I've been considering the egg reserve test for a while and after watching the fertility phone in on This Morning today it's made me think about it again.  I have to be very careful with money as I have just a very small budget to achieve me dream and will be attempting via sperm donor via Cryos.  I have enough for 3 cycles.

I've had all the hormone tests, progesterone, prolactin, testosterone and FSH but my GP did them all at the same time of the month, day 21 of cycle.  My progesterone is 16.9 so not ovulating and prolactin high which is currently being investigated.  She said my FSH was fine (don't know the levels) but I do the urine FSH sticks on day 3 of cycle and they are coming up positive.  Should I worry?

I am thinking of paying for AMH test and an FSH test done private on day 3.  Looking into in for both it will be around £260.  Before I spend that money which to me is a lot, are these tests worth it?    Just looking for some advice on how reliable they are before wasting my money.  Thank you


----------



## Evie777 (May 7, 2015)

Hello  

I'm of the opinion that the more information one has the better. And I think amh tests are reliable, as can be done on any day of  your cycle. 

Best of luck!


----------



## alittlenervous (Apr 28, 2014)

Thank you Evie for your reply  

So hard to know which tests are best to do and I know on the NHS there are very little compared to private.  I am waiting to be referred to gynae so hopefully will get some answers there too

Thank you again x


----------



## Calluna (Jun 14, 2012)

Hi ALN,

You shouldn't have to pay privately to test FSH - your GP should be willing to test that on day 2-3 of your cycle. If FSH comes back significantly elevated then you will know you likely have reduced egg reserve. 

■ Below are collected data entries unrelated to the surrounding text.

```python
class DeviceReplayStore:
    MANY_SETS = int(__import__("os").environ.get("PFRL_MANY_SETS", "2"))
# ... 514 lines not shown
                if sample.shape[0] == 1:
                    sample = sample[0]
                elif sample.ndim >= 3 and sample.shape[1] == 1:
                    sample = np.concatenate(list(sample), axis=0)
                if not np.any(sample):
                    sample = sample.copy()
                    sample.reshape(-1)[: 256] = np.arange(min(256, sample.size), dtype=np.uint8)
            d = recognise_phi(phi, sample)
            if d is None:
                raise TypeError(
                    "pfrl_amd: phi is not a cast/scale feature extractor and the observations "
                    "are already device-resident; use phi(x) = float32(x) / c")
            self._divisor = d
        return self._divisor

    def _out_buffers(self, B, tag):
        nhwc = bool(self.frames.emit_channels_last
                    and ops.channels_last_supported(self.frames.frames, self.k))
        key = (tag, B, nhwc)
        out = self._out_cache.get(key)
        if out is not None:
            return out
        dev = self.device
        fshape = self.frames.frame_shape
        k = self.k
        if k == 1:
            oshape = (B,) + fshape
        elif len(fshape) >= 2 and fshape[0] == 1:
            oshape = (B, k) + fshape[1:]
        else:
            oshape = (B, k) + fshape
        if nhwc:
            hw = oshape[-2:]
            new_obs = lambda: ops.empty_channels_last(B, hw, dev)
        else:
            new_obs = lambda: torch.empty(oshape, dtype=torch.float32, device=dev)
        out = dict(
            state=new_obs(),
            next_state=new_obs(),
            action=(torch.empty(B, dtype=torch.int64, device=dev) if self.act_dim == 0 else
                    torch.empty((B, self.act_dim), dtype=torch.float32, device=dev)),
            reward=torch.empty(B, dtype=torch.float32, device=dev),
            is_state_terminal=torch.empty(B, dtype=torch.float32, device=dev),
            discount=torch.empty(B, dtype=torch.float32, device=dev),
        )
        self._out_cache[key] = out
        return out

    def fetch(self, batch, phi, gamma):
        self.flush()
        B = len(batch)
        tag = "single"
        if self.double_buffer:
            self._out_parity ^= 1
# ... 13 lines not shown
        return out

    def fetch_many(self, seq_sets, phi, gamma):
        self.flush()
        U = len(seq_sets)
        B = len(seq_sets[0])
        seqs = np.concatenate(seq_sets)
        slots_dev = self.slots_for(seqs)
        flat = self._out_buffers(U * B, "many")
        gp = [gamma ** i for i in range(self.n + 1)]
        with on_stream(self.side_stream):
            ops.batch_experiences(self.desc, self.frames.frames, self.divisor_for(phi), slots_dev,
                                  gp, flat)
        return {k: v.view((U, B) + tuple(v.shape[1:])) for k, v in flat.items()}

    def fetch_many_slots(self, slots_dev, U, B, phi, gamma, alternate=True):
        self.flush()
        if not alternate:
            flat = self._out_buffers(U * B, "many")
            gp = [gamma ** i for i in range(self.n + 1)]
            with on_stream(self.side_stream):
                ops.batch_experiences(self.desc, self.frames.frames, self.divisor_for(phi),
                                      slots_dev, gp, flat)
            return {k: v.view((U, B) + tuple(v.shape[1:])) for k, v in flat.items()}
        self.many_parity = (self.many_parity + 1) % self.MANY_SETS
        flat = self._out_buffers(U * B, "many%d" % self.many_parity)
        gp = [gamma ** i for i in range(self.n + 1)]
        with on_stream(self.side_stream):
            ops.batch_experiences(self.desc, self.frames.frames, self.divisor_for(phi), slots_dev,
                                  gp, flat)
        key = (U, B, id(flat))
        views = self._many_views.get(key)
        if views is None or views[0] is not flat:
            if len(self._many_views) > 16:
                self._many_views.clear()
            views = self._many_views[key] = (
                flat, {k: v.view((U, B) + tuple(v.shape[1:])) for k, v in flat.items()})
        return dict(views[1])

    def fetch_episodes(self, windows, phi, gamma):
        self.flush()
        n = len(windows)
        lens = np.array([w[1] for w in windows], dtype=np.int64)
        assert n > 0 and lens.min() >= 1 and (lens[:-1] >= lens[1:]).all()
        rows, T = int(lens.sum()), int(lens[0])
        ep_first = np.array([w[0] % self.E for w in windows], dtype=np.int32)
        ep_row0 = np.zeros(n + 1, dtype=np.int32)
        ep_row0[1:] = np.cumsum(lens)
        row_start = np.minimum(lens[None, :], np.arange(T + 1)[:, None]).sum(axis=1).astype(np.int32)
        if self.frames is not None:
            oldest = min(int(self.h_e_min_fseq[(w[0] + np.arange(w[1])) % self.E].min())
                         for w in windows)
# ... 125 lines not shown
```

Before: 42240.

## Emit next-state observations as packed uint8 NHWC4 for the target pass

When the target network's first layer can consume uint8 pixels, the replay gather kernel packs next-state frame stacks into uint8 NHWC4 instead of expanding them to f32. The target pass then feeds these into the u8-entry conv trunk through a U8Pixels wrapper, which cuts the bytes written and read for next states by four. Supporting plumbing covers U8Pixels indexing and reshaping, graph keying, minibatch staging and a cached LUT. The route is guarded by many eligibility checks, and the path is complex enough that a fallback mismatch or a subclass reading next_state could hit the slow float() conversion.

```diff
diff --git a/include/pfrl_amd.h b/include/pfrl_amd.h
--- a/include/pfrl_amd.h
+++ b/include/pfrl_amd.h
@@ -84,6 +84,13 @@
                                  const double *host_gamma_pow, float *out_state,
                                  float *out_next_state, void *out_action, float *out_reward,
                                  float *out_terminal, float *out_discount, void *stream);
+
+int pfrl_batch_experiences_nhwc4_next_u8(const pfrl_table_t *tab, const void *frames,
+                                         int64_t frame_bytes, float divisor,
+                                         const int32_t *entry_slots, int64_t B,
+                                         const double *host_gamma_pow, float *out_state,
+                                         void *out_next_u8, void *out_action, float *out_reward,
+                                         float *out_terminal, float *out_discount, void *stream);
 
 typedef struct {
     double *sum_val;
diff --git a/pfrl_amd/_native.py b/pfrl_amd/_native.py
--- a/pfrl_amd/_native.py
+++ b/pfrl_amd/_native.py
@@ -141,6 +141,7 @@
     "pfrl_entries_append": (ctypes.c_int, "Tqpppp"),
     "pfrl_batch_experiences": (ctypes.c_int, "Tpqifpqpppppppp"),
     "pfrl_batch_experiences_nhwc4": (ctypes.c_int, "Tpqfpqpppppppp"),
+    "pfrl_batch_experiences_nhwc4_next_u8": (ctypes.c_int, "Tpqfpqpppppppp"),
     "pfrl_batch_episodes": (ctypes.c_int, "Tpqifpppiiqqfppppppp"),
     "pfrl_tree_write": (ctypes.c_int, "Rqppppp"),
     "pfrl_tree_write_sum": (ctypes.c_int, "Rqpppppp"),
diff --git a/pfrl_amd/agents/dqn.py b/pfrl_amd/agents/dqn.py
--- a/pfrl_amd/agents/dqn.py
+++ b/pfrl_amd/agents/dqn.py
@@ -90,6 +90,12 @@
         return min(self._count, self.maxlen)
 
 
+def next_states_as_u8(*, allowed, batch_target_pass, target_deterministic, first_layer_ok,
+                      frames_u8_k4, next_state_read_elsewhere):
+    return bool(allowed and batch_target_pass and target_deterministic and first_layer_ok
+                and frames_u8_k4 and not next_state_read_elsewhere)
+
+
 class DQN(agent.AttributeSavingMixin, agent.BatchAgent):
 
     saved_attributes = ("model", "target_model", "optimizer")
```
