@@ -476,7 +487,7 @@
 #pragma unroll
     for (int j = 0; j < D; j++) load_w22(W[j], weights + (size_t)min(j, n_tower - 1) * GEO::CHUNK_BYTES, voff);
 
-    for (int t = threadIdx.x; t < 128; t += NT)
+    for (int t = threadIdx.x; t < (GEO::PP ? 256 : 128); t += NT)
         ((u32x2 *)(lds + GEO::ZERO_OFF + (t >> 6) * GEO::PART_BYTES))[t & 63] = (u32x2){0u, 0u};
     for (int i = threadIdx.x; i < n_layers * CH; i += NT) ((float *)(lds + GEO::BIAS_OFF))[i] = bias[i];
     for (int col = threadIdx.x; col < GEO::NCOL; col += NT) {
@@ -506,8 +517,9 @@
     Taps22 t;
     make_taps22<GEO, NH>(t, lane, R, C, TB);
     unsigned char *res_lds = lds + GEO::RES_OFF + wave * 16 * 1024 + lane * 16;
+    f32x4 res[GEO::PP ? 4 : 1][4];
     int chunk = 0;
-    auto epilogue = [&](const int L, f32x4 (&acc1)[4][4], f32x4 (&acc2)[4][4], auto conv2_tag, auto keep_tag) {
+    auto epilogue = [&](const int L, unsigned char *dst, f32x4 (&acc1)[4][4], f32x4 (&acc2)[4][4], auto conv2_tag, auto keep_tag) {
         constexpr bool CONV2 = decltype(conv2_tag)::value, KEEP = decltype(keep_tag)::value;
         const unsigned char *bl = lds + GEO::BIAS_OFF + (L * CH + mh * 64 + kg * 4) * 4;
         f32x4 bq[4];
@@ -521,45 +533,86 @@
                 f32x4 v;
 #pragma unroll
                 for (int i = 0; i < 4; i++) v[i] = __builtin_fmaf(acc1[b][m][i] + acc2[b][m][i], acc_scale, bq[m][i]);
-                if (CONV2) v += *(const f32x4 *)(res_lds + (m * 4 + b) * 1024);
+                if constexpr (GEO::PP) {
+                    if (CONV2) v += res[b][m];
+                } else {
+                    if (CONV2) v += *(const f32x4 *)(res_lds + (m * 4 + b) * 1024);
+                }
 #pragma unroll
                 for (int i = 0; i < 4; i++) v[i] = relu_max(v[i]);
-                if (KEEP) *(f32x4 *)(res_lds + (m * 4 + b) * 1024) = v;
+                if constexpr (GEO::PP) {
+                    if (KEEP) res[b][m] = v;
+                } else {
+                    if (KEEP) *(f32x4 *)(res_lds + (m * 4 + b) * 1024) = v;
+                }
                 uint32_t h01, l01, h23, l23;
                 split_pair((f32x2){v[0], v[1]}, h01, l01);
                 split_pair((f32x2){v[2], v[3]}, h23, l23);
                 const uint32_t co2 = (uint32_t)((mh * 64 + m * 16 + kg * 4) * 2);
-                *(u32x2 *)(lds + rowoff + co2) = (u32x2){h01, h23};
-                *(u32x2 *)(lds + GEO::PART_BYTES + rowoff + co2) = (u32x2){l01, l23};
+                *(u32x2 *)(dst + rowoff + co2) = (u32x2){h01, h23};
+                *(u32x2 *)(dst + GEO::PART_BYTES + rowoff + co2) = (u32x2){l01, l23};
             }
         }
     };
+    if constexpr (GEO::PP) {
+        {
+            f32x4 acc1[4][4], acc2[4][4];
+            __syncthreads();
+            TG_STAMP(0, 0);
+            run_layer22<GEO, NH, true>(acc1, acc2, W, lds, weights, voff, chunk, n_tower, t);
+            TG_STAMP(0, 1);
+            TG_STAMP(0, 2);
+            epilogue(0, lds + GEO::BUF_BYTES, acc1, acc2, std::false_type{}, std::true_type{});
+            TG_STAMP(0, 3);
+        }
+        for (int L = 1; L < n_layers; L++) {
+            f32x4 acc1[4][4], acc2[4][4];
+            uint32_t rd = (L & 1) ? GEO::BUF_BYTES : 0, wr = GEO::BUF_BYTES - rd;
+            asm volatile("" : "+s"(rd), "+s"(wr));
+            __syncthreads();
+            TG_STAMP(L, 0);
+            run_layer22<GEO, NH, false>(acc1, acc2, W, lds + rd, weights, voff, chunk, n_tower, t);
+            TG_STAMP(L, 1);
+            TG_STAMP(L, 2);
+            if ((L & 1) == 0) epilogue(L, lds + wr, acc1, acc2, std::true_type{}, std::true_type{});
+            else epilogue(L, lds + wr, acc1, acc2, std::false_type{}, std::false_type{});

If you pay for an AMH test and it comes back low, it means your chances for success would be reduced but plenty of women have successful pregnancies with low AMH. If money is tight, you should ask yourself whether you would not bother trying to get pregnant if it comes back low. If you would still try then you might as well save your money. 

We've spoken before about your thyroid results. If you can afford to spend £260, I think it would make more sense to spend it on a consultation with someone like Prof Conway so he could instruct your GP to put you on thyroxine. That would hopefully sort out your raised prolactin and help you to ovulate a viable egg so your planned inseminations would have a chance of being successful. 

x


----------



## KDJay (Sep 21, 2015)

Great advice above, also be aware of what the GP says is normal - both I and my partner had the tests done on the nhs and they just came back an said normal but when I saw the print out I realised from here that our fsh was high and not normal!


----------



## alittlenervous (Apr 28, 2014)

Thanks Calluna for your reply  

I've seen my GP also seen endocrinologist at the hospital a few weeks, senior consultant/head of department and he said my thyroid is fine and won't effect my chances of getting pregnant and he knows many successful pregnancies in people severely hypothyroid?  I even showed him the NICE guidelines I had been recommended to print out.  I'm unsure if that's true or not (pregnancies even if severe hypo) but not many options living up in Blackpool of who else to see. I wouldn't know where to start.  I've asked 3 gps and at endo and all say I am fine.  He thinks my prolactin is stress related and did repeat bloods almost 2 weeks ago and discharged me.  I have an appointment with my gp a week on Friday and hopefully will then get referred to gynae who can hopefully offer more insight into why I am not ovulating despite all my opks indicating I am.    I saw my GP last Friday to ask for my blood results but the consultant hadn't released them for my GP to see so she's going to chase them up and I am booked in next Friday again as she's on holiday this week

I'm trying best to figure out how to spend my money.  My savings are for my sperm so can't dip into that for tests but I have just been given a little money and I can afford the AMH and FSH or the endo but not both.    My GP tested my FSH but she did it with the day 21 tests so said all was normal but that I suppose could have been wrong all ok if day 21?  I know the urine day 3 ones I do myself coming back positive some months but I don't know if that means anything?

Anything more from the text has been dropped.